=== How to complete this task ===
Search the records for the string "first", then copy each line that has it.

=== Data provided ===

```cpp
int sininn_pack_conv_weights_bf16(const float* w_oihw, const float* bias, int N, int Cin, int ksize,
// ... 65 lines not shown
int sininn_conv_sub1_fwd(const sininn_conv_args* first, const sininn_conv_args* second, void* stream);

size_t sininn_conv_sub1_bwd_workspace_bytes(int cin, int co);
int sininn_conv_sub1_bwd(const sininn_conv_args* recompute, const sininn_conv_args* d2, const sininn_conv_args* d1, int no_dx,
                         float* gw2, float* gb2, float* gw1, float* gb1, void* workspace, size_t workspace_bytes, void* stream);

size_t sininn_conv_sub1_wide_bwd_workspace_bytes(int cin, int co);
int sininn_conv_sub1_wide_bwd(const sininn_conv_args* d2, const sininn_conv_args* d1, const float* x, int x_stride, float* gw1, float* gb1,
                              void* workspace, size_t workspace_bytes, void* stream);
size_t sininn_conv_sub1_wide_wg2_workspace_bytes(int cin, int co);
int sininn_conv_sub1_wide_wg2(const float* dr, int dr_stride, const void* h, int h_stride, int B, int H, int W, float* gw2, float* gb2,
                              void* workspace, size_t workspace_bytes, void* stream);

int sininn_conv3_smallk_bits_supported(const sininn_conv_args* args);
int sininn_conv3_smallk_bits(const sininn_conv_args* args, unsigned* bits, void* stream);

int sininn_conv_sub3_supported(const sininn_conv_args* first, const sininn_conv_args* second);
int sininn_conv_sub3(const sininn_conv_args* first, const sininn_conv_args* second, void* stream);

size_t sininn_wgrad_workspace_bytes(int N, int Cin, int ksize, int B, int H, int W);
int sininn_wgrad(const float* in, int in_stride, int Cin, const float* dout, int dout_stride, int N,
                 int B, int H, int W, int ksize, float* gw_oihw, float* gbias,
                 void* workspace, size_t workspace_bytes, void* stream);

typedef struct sininn_wgrad_item {
  size_t struct_bytes;
  const float* in;   int in_stride;   int Cin;
  const float* dout; int dout_stride; int N;
  float* gw; float* gb;
  int in_bf16, dout_bf16;
  int in_group_stride, dout_group_stride;
  int gap_begin, gap_len;
} sininn_wgrad_item;
size_t sininn_wgrad_group_workspace_bytes(const sininn_wgrad_item* items, int n, int B, int H, int W, int ksize);
int sininn_wgrad_group(const sininn_wgrad_item* items, int n, int B, int H, int W, int ksize,
                       void* workspace, size_t workspace_bytes, void* stream);

int sininn_coupling_bwd(const float* dy, int dy_stride, const int* dy_map,
                        const float* vy, int vy_stride, const int* vy_map,
                        const float* s, const float* gld, int B, int HW, int Co, float clamp,
                        int inverse, float* dr, float* dv, int dv_stride, void* stream);

int sininn_haar(const float* in, const int64_t in_strides[4], float* out, const int64_t out_strides[4],
                int B, int C, int H, int W, int inverse, void* stream);
int sininn_lrelu_bwd(float* g, int g_stride, const float* f, int f_stride, int64_t M, int n, float slope, void* stream);
int sininn_irn_tail(const float* v, int v_stride, const float* h, const float* g, int64_t M, int Co, float clamp, int inverse,
// ... 281 lines not shown
```

### sin-inn_amd/_lib.py

```python
import ctypes as C
import os

_HERE = os.path.dirname(os.path.abspath(__file__))
LIB_PATH = os.environ.get('SININN_LIB', os.path.join(_HERE, 'libsininn.so'))

c_f = C.c_void_p
c_i = C.c_void_p
I64x4 = C.c_int64 * 4


class ConvArgs(C.Structure):
    _fields_ = [
        ('inp', c_f), ('in_stride', C.c_int), ('Cin', C.c_int),
        ('w', c_f), ('bias', c_f), ('Np', C.c_int), ('winograd', C.c_int),
        ('B', C.c_int), ('H', C.c_int), ('W', C.c_int), ('ksize', C.c_int),
        ('mode', C.c_int),
        ('out', c_f), ('out_stride', C.c_int), ('N', C.c_int),
        ('out_map', c_i),
        ('v', c_f), ('v_stride', C.c_int),
        ('out2', c_f), ('out2_stride', C.c_int),
        ('sbuf', c_f),
        ('logdet', c_f),
        ('Co', C.c_int), ('clamp', C.c_float), ('col_tile', C.c_int),
        ('mask', c_f), ('mask_stride', C.c_int),
# ... 149 lines not shown
                                               C.c_void_p, C.c_void_p]),
    'sininn_pack_winograd': (C.c_int, [c_f, C.c_int, C.c_int, c_i, C.c_int, c_f, C.c_int, c_f, C.c_void_p]),
    'sininn_pack_work_items': (C.c_int, [C.POINTER(PackDesc)]),
    'sininn_pack_batch': (C.c_int, [C.c_void_p, C.c_int, C.c_int, C.c_void_p]),
    'sininn_softsplat': (C.c_int, [c_f, c_f, C.c_int, C.c_int, C.c_int, C.c_int, c_f, C.c_void_p]),
    'sininn_softsplat_bwd': (C.c_int, [c_f, c_f, c_f, C.c_int, C.c_int, C.c_int, C.c_int, c_f, c_f, C.c_void_p]),
    'sininn_occlusion_wang': (C.c_int, [c_f, C.c_int, C.c_int, C.c_int, C.c_float, c_f, c_f, C.c_void_p]),
    'sininn_census': (C.c_int, [c_f, c_f, c_f, C.c_int, C.c_int, C.c_int, C.c_int, C.c_int, C.c_float, c_f, c_f, C.c_void_p]),
    'sininn_census_bwd': (C.c_int, [c_f, c_f, c_f, C.c_int, C.c_int, C.c_int, C.c_int, C.c_int, C.c_float, c_f, c_f, c_f, c_f, C.c_void_p]),
    'sininn_masked_l1': (C.c_int, [c_f, c_f, c_f, C.c_int, C.c_int, C.c_int, C.c_int, C.c_int, C.c_float, c_f, c_f, C.c_void_p]),
    'sininn_masked_l1_bwd': (C.c_int, [c_f, c_f, c_f, C.c_int, C.c_int, C.c_int, C.c_int, C.c_int, C.c_float, c_f, c_f, c_f, c_f, C.c_void_p]),
    'sininn_occlusion_brox': (C.c_int, [c_f, c_f, C.c_int, C.c_int, C.c_int, C.c_void_p, C.c_void_p]),
    'sininn_ssim': (C.c_int, [c_f, c_f, c_f, C.c_int, C.c_int, C.c_int, C.c_int, C.c_int, C.c_int, C.c_float, c_f, c_f, C.c_void_p]),
    'sininn_ssim_bwd': (C.c_int, [c_f, c_f, c_f, C.c_int, C.c_int, C.c_int, C.c_int, C.c_int, C.c_int, C.c_float, c_f, c_f, c_f, c_f, C.c_void_p]),
    'sininn_bilateral_smooth': (C.c_int, [c_f, c_f, C.c_int, C.c_int, C.c_int, C.c_int, C.c_int, C.c_int, C.c_float, C.c_float, c_f, c_f, C.c_void_p]),
    'sininn_bilateral_smooth_bwd': (C.c_int, [c_f, c_f, C.c_int, C.c_int, C.c_int, C.c_int, C.c_int, C.c_int, C.c_float, C.c_float, c_f, c_f, C.c_void_p]),
    'sininn_coupling_colmap': (None, [C.c_int, C.c_int, C.POINTER(C.c_int)]),
    'sininn_conv': (C.c_int, [C.POINTER(ConvArgs), C.c_void_p]),
    'sininn_conv_test_hooks': (None, [C.c_int, C.c_int]),
    'sininn_wgrad_test_hooks': (None, [C.c_int]),
    'sininn_pair_k1_test_hook': (None, [C.c_int]),
    'sininn_sub1_bwd_test_hook': (None, [C.c_int]),
    'sininn_wgrad_workspace_bytes': (C.c_size_t, [C.c_int] * 6),
    'sininn_wgrad': (C.c_int, [c_f, C.c_int, C.c_int, c_f, C.c_int, C.c_int, C.c_int, C.c_int, C.c_int, C.c_int,
                               c_f, c_f, C.c_void_p, C.c_size_t, C.c_void_p]),
    'sininn_wgrad_group_workspace_bytes': (C.c_size_t, [C.POINTER(WgradItem), C.c_int, C.c_int, C.c_int, C.c_int, C.c_int]),
    'sininn_wgrad_group': (C.c_int, [C.POINTER(WgradItem), C.c_int, C.c_int, C.c_int, C.c_int, C.c_int, C.c_void_p,
                                     C.c_size_t, C.c_void_p]),
    'sininn_coupling_bwd': (C.c_int, [c_f, C.c_int, c_i, c_f, C.c_int, c_i, c_f, c_f, C.c_int, C.c_int, C.c_int,
                                      C.c_float, C.c_int, c_f, c_f, C.c_int, C.c_void_p]),
    'sininn_profile_begin': (None, [C.c_int, C.c_void_p, C.c_int]),
    'sininn_wall_clock_khz': (C.c_int, []),
    'sininn_profile_end': (C.c_int, [C.POINTER(C.c_int), C.POINTER(C.c_float)]),
    'sininn_profile_classes_begin': (None, []),
    'sininn_profile_classes_end': (C.c_int, [C.c_int, C.POINTER(C.c_double), C.POINTER(C.c_double), C.POINTER(C.c_int)]),
    'sininn_profile_classes_bytes': (C.c_int, [C.c_int, C.POINTER(C.c_double)]),
    'sininn_glow_saved_floats': (C.c_size_t, [C.c_int] * 4),
    'sininn_glow_saved_floats_dtype': (C.c_size_t, [C.c_int] * 5),
    'sininn_glow_scratch_bytes': (C.c_size_t, [C.c_int] * 5),
    'sininn_glow_scratch_bytes_dtype': (C.c_size_t, [C.c_int] * 6),
    'sininn_glow_forward': (C.c_int, [C.POINTER(GlowArgs), C.c_void_p]),
    'sininn_glow_backward': (C.c_int, [C.POINTER(GlowArgs), C.c_void_p, C.c_void_p]),
    'sininn_glow_hidden_gates': (C.c_int, [C.POINTER(GlowArgs), C.c_int, C.c_void_p, C.c_void_p]),
    'sininn_glow_group_major_fits': (C.c_int, [C.c_int, C.c_int, C.c_int]),
    'sininn_capture_unjoined': (C.c_int, [C.c_void_p, C.POINTER(C.c_void_p), C.c_int, C.POINTER(C.c_int)]),
    'sininn_conv_pair_k1_supported': (C.c_int, [C.POINTER(ConvArgs), C.POINTER(ConvArgs)]),
# ... 124 lines not shown
```

### sin-inn_amd/csrc/api.cpp

```cpp
#include <stdarg.h>
#include <string.h>

#include <unordered_map>
#include <unordered_set>
#include <vector>

#include "common.h"

namespace sininn {

static thread_local char g_err[512] = "";
void set_error(const char* fmt, ...) {
  va_list ap;
  va_start(ap, fmt);
  vsnprintf(g_err, sizeof(g_err), fmt, ap);
  va_end(ap);
}

int conv_launch(const sininn_conv_args* a, hipStream_t st);
int conv_pair_k1_supported(const sininn_conv_args* f, const sininn_conv_args* s);
size_t conv_sub1_bwd_workspace_bytes(int cond_cin, int co);
int conv_sub1_bwd_launch(const sininn_conv_args* rc, const sininn_conv_args* d2, const sininn_conv_args* d1, int no_dx, void* ws,
                         size_t ws_bytes, int* slabs_out, hipStream_t st);
int conv_sub1_bwd_reduce(int cond_cin, int co, const void* ws, int slabs, float* gw2, float* gb2, float* gw1, float* gb1, hipStream_t st);
void conv_sub1_bwd_enable(int on);
void conv3_smallk_enable(int on);
size_t conv_sub1_bf16_wide_ws_bytes(int ksize, int dtype, int cond_cin, int co);
int conv_sub1_bf16_wide_bwd_supported(const sininn_conv_args* d2, const sininn_conv_args* d1);
int conv_sub1_bf16_wide_bwd_launch(const sininn_conv_args* d2, const sininn_conv_args* d1, hipStream_t st);
int conv_sub1_bf16_wide_bwd_wg1_launch(const sininn_conv_args* d2, const sininn_conv_args* d1, const float* x, int x_stride, void* ws, size_t ws_bytes,
                                       int* slabs_out, hipStream_t st);
int conv_sub1_bf16_wide_reduce(const void* ws, int slabs, float* gw1, float* gb1, hipStream_t st);
size_t conv_sub1_bf16_wide_wg2_ws_bytes(int ksize, int dtype, int cond_cin, int co);
int conv_sub1_bf16_wide_wg2_launch(const float* dr, int dr_stride, const void* h, int h_stride, int B, int H, int W, void* ws, size_t ws_bytes,
                                   float* gw2, float* gb2, hipStream_t st);
int conv3_smallk_bf16_supported(const sininn_conv_args* a);
int conv3_smallk_bf16_launch_bits(const sininn_conv_args* a, unsigned* bits, hipStream_t st);
int conv_sub1_fwd_supported(const sininn_conv_args* f, const sininn_conv_args* s);
int conv_sub1_fwd_launch(const sininn_conv_args* f, const sininn_conv_args* s, hipStream_t st);
int conv_pair_k1_launch(const sininn_conv_args* f, const sininn_conv_args* s, hipStream_t st);
void conv_pair_k1_enable(int on);
int conv_sub3_bf16_supported(const sininn_conv_args* f, const sininn_conv_args* s);
int conv_sub3_bf16_launch(const sininn_conv_args* f, const sininn_conv_args* s, hipStream_t st);
void sub3_fusion_set(int on);
void conv_set_test_hooks(int force_cfg, int force_ck);
void wgrad_set_force16(int on);
size_t wgrad_workspace_bytes(int N, int Cin, int ksize, int B, int H, int W);
int wgrad_launch(const float* in, int in_stride, int Cin, const float* dout, int dout_stride, int N, int B, int H, int W,
                 int ksize, float* gw, float* gb, void* ws, size_t ws_bytes, hipStream_t st);
size_t wgrad_group_workspace_bytes(const sininn_wgrad_item* items, int n, int B, int H, int W, int ksize);
int wgrad_group_launch(const sininn_wgrad_item* items, int n, int B, int H, int W, int ksize, void* ws, size_t ws_bytes,
                       hipStream_t st);
int pack_launch(const float* w, const float* bias, int N, int Cin, int ksize, const int* colmap, int Np, float* w_fwd,
                float* b_fwd, int Cdp, float* w_dgrad, hipStream_t st);
int coupling_bwd_launch(const float* dy, int dy_stride, const int* dy_map, const float* vy, int vy_stride,
                        const int* vy_map, const float* s, const float* gld, int B, int HW, int Co, float clamp,
                        int inverse, float* dr, float* dv, int dv_stride, hipStream_t st);
int squeeze_launch(const float* in, const int64_t is[4], float* out, const int64_t os[4], int B, int C, int H, int W,
                   int levels, int inverse, const int* chan_map, int map_on_out, hipStream_t st);
int permute_launch(const float* in, int in_stride, float* out, int out_stride, int64_t M, int C, const int* idx,
                   hipStream_t st);
int sqdiff_sum_launch(const float* x, const int64_t xs[4], const float* y, const int64_t ys[4], int B, int C, int H,
                      int W, float* out, hipStream_t st);
int sqdiff_bwd_launch(const float* x, const int64_t xs[4], const float* y, const int64_t ys[4], int B, int C, int H,
                      int W, const float* scale, float gscale, float* gx, const int64_t gxs[4], float* gy,
                      const int64_t gys[4], hipStream_t st);
int mmd_gram_launch(const float* x, const int64_t xs[4], const float* y, const int64_t ys[4], int B, int C, int H,
                    int W, float* g, hipStream_t st);
int mmd_finish_launch(const float* g, int B, int rev, float* out, float* coef, hipStream_t st);
// ... 304 lines not shown
    SININN_CHECK(!gw1 && !gb1, "sininn_conv_sub1_wide_bwd: gw1 / gb1 need x");
    return conv_sub1_bf16_wide_bwd_launch(d2, d1, ST(stream));
  }
  int slabs = 0;
  if (int rc = conv_sub1_bf16_wide_bwd_wg1_launch(d2, d1, x, x_stride, workspace, workspace_bytes, &slabs, ST(stream))) return rc;
  if (!gw1 && !gb1) return 0;
  return conv_sub1_bf16_wide_reduce(workspace, slabs, gw1, gb1, ST(stream));
}
size_t sininn_conv_sub1_wide_wg2_workspace_bytes(int cin, int co) { return conv_sub1_bf16_wide_wg2_ws_bytes(1, 1, cin, co); }
int sininn_conv_sub1_wide_wg2(const float* dr, int dr_stride, const void* h, int h_stride, int B, int H, int W, float* gw2, float* gb2,
                              void* workspace, size_t workspace_bytes, void* stream) {
  SININN_CHECK(sininn_conv_sub1_wide_wg2_workspace_bytes(96, 96) > 0, "sininn_conv_sub1_wide_wg2: the wide kernels are switched off");
  return conv_sub1_bf16_wide_wg2_launch(dr, dr_stride, h, h_stride, B, H, W, workspace, workspace_bytes, gw2, gb2, ST(stream));
}
int sininn_conv3_smallk_bits_supported(const sininn_conv_args* args) { return conv3_smallk_bf16_supported(args); }
int sininn_conv3_smallk_bits(const sininn_conv_args* args, unsigned* bits, void* stream) {
  SININN_CHECK(bits != nullptr, "sininn_conv3_smallk_bits: bits is NULL");
  return conv3_smallk_bf16_launch_bits(args, bits, ST(stream));
}
void sininn_sub1_bwd_test_hook(int on) { conv_sub1_bwd_enable(on); conv3_smallk_enable(on); }

void sininn_conv_test_hooks(int force_cfg, int force_ck) { conv_set_test_hooks(force_cfg, force_ck); }
void sininn_wgrad_test_hooks(int force16) { wgrad_set_force16(force16); }
void sininn_pair_k1_test_hook(int on) { conv_pair_k1_enable(on & 1); sub3_fusion_set((on & 4) ? 1 : ((on & 2) ? 0 : -1)); }
int sininn_conv_sub3_supported(const sininn_conv_args* first, const sininn_conv_args* second) {
  return conv_sub3_bf16_supported(first, second);
}
int sininn_conv_sub3(const sininn_conv_args* first, const sininn_conv_args* second, void* stream) {
  return conv_sub3_bf16_launch(first, second, ST(stream));
}

size_t sininn_wgrad_workspace_bytes(int N, int Cin, int ksize, int B, int H, int W) {
  return wgrad_workspace_bytes(N, Cin, ksize, B, H, W);
}
int sininn_wgrad(const float* in, int in_stride, int Cin, const float* dout, int dout_stride, int N, int B, int H, int W,
                 int ksize, float* gw_oihw, float* gbias, void* workspace, size_t workspace_bytes, void* stream) {
  return wgrad_launch(in, in_stride, Cin, dout, dout_stride, N, B, H, W, ksize, gw_oihw, gbias, workspace,
                      workspace_bytes, ST(stream));
}

int sininn_coupling_bwd(const float* dy, int dy_stride, const int* dy_map, const float* vy, int vy_stride,
                        const int* vy_map, const float* s, const float* gld, int B, int HW, int Co, float clamp,
                        int inverse, float* dr, float* dv, int dv_stride, void* stream) {
  return coupling_bwd_launch(dy, dy_stride, dy_map, vy, vy_stride, vy_map, s, gld, B, HW, Co, clamp, inverse, dr, dv,
                             dv_stride, ST(stream));
}
// ... 243 lines not shown
```

### sin-inn_amd/csrc/glow_exec.cpp

```cpp
#include <stdlib.h>
#include <mutex>
#include <utility>
#include <vector>

#include <cstdlib>
#include "common.h"

namespace sininn {

int conv_launch(const sininn_conv_args* a, hipStream_t st);
int conv_pair_k1_supported(const sininn_conv_args* f, const sininn_conv_args* s);
int conv_pair_k1_launch(const sininn_conv_args* f, const sininn_conv_args* s, hipStream_t st);
int conv_pair_k1_preferred(const sininn_conv_args* f);
int conv_sub3_bf16_supported(const sininn_conv_args* f, const sininn_conv_args* s);
int conv_sub3_bf16_launch(const sininn_conv_args* f, const sininn_conv_args* s, hipStream_t st);
bool sub3_fusion_enabled();
size_t wgrad_workspace_bytes(int N, int Cin, int ksize, int B, int H, int W);
int wgrad_launch(const float* in, int in_stride, int Cin, const float* dout, int dout_stride, int N, int B, int H, int W,
                 int ksize, float* gw, float* gb, void* ws, size_t ws_bytes, hipStream_t st);
size_t wgrad_group_workspace_bytes(const sininn_wgrad_item* items, int n, int B, int H, int W, int ksize);
int wgrad_group_launch(const sininn_wgrad_item* items, int n, int B, int H, int W, int ksize, void* ws, size_t ws_bytes,
                       hipStream_t st);
bool wgrad_grouping_enabled();
int wgrad_group_mode();
int coupling_bwd_launch(const float* dy, int dy_stride, const int* dy_map, const float* vy, int vy_stride,
                        const int* vy_map, const float* s, const float* gld, int B, int HW, int Co, float clamp,
                        int inverse, float* dr, float* dv, int dv_stride, hipStream_t st);
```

=== Response area ===
int sininn_conv_sub1_fwd(const sininn_conv_args* first, const sininn_conv_args* second, void* stream);
int sininn_conv_sub3_supported(const sininn_conv_args* first, const sininn_conv_args* second);
int sininn_conv_sub3(const sininn_conv_args* first, const sininn_conv_args* second, void* stream);
int sininn_conv_sub3_supported(const sininn_conv_args* first, const sininn_conv_args* second) {
  return conv_sub3_bf16_supported(first, second);
int sininn_conv_sub3(const sininn_conv_args* first, const sininn_conv_args* second, void* stream) {
  return conv_sub3_bf16_launch(first, second, ST(stream));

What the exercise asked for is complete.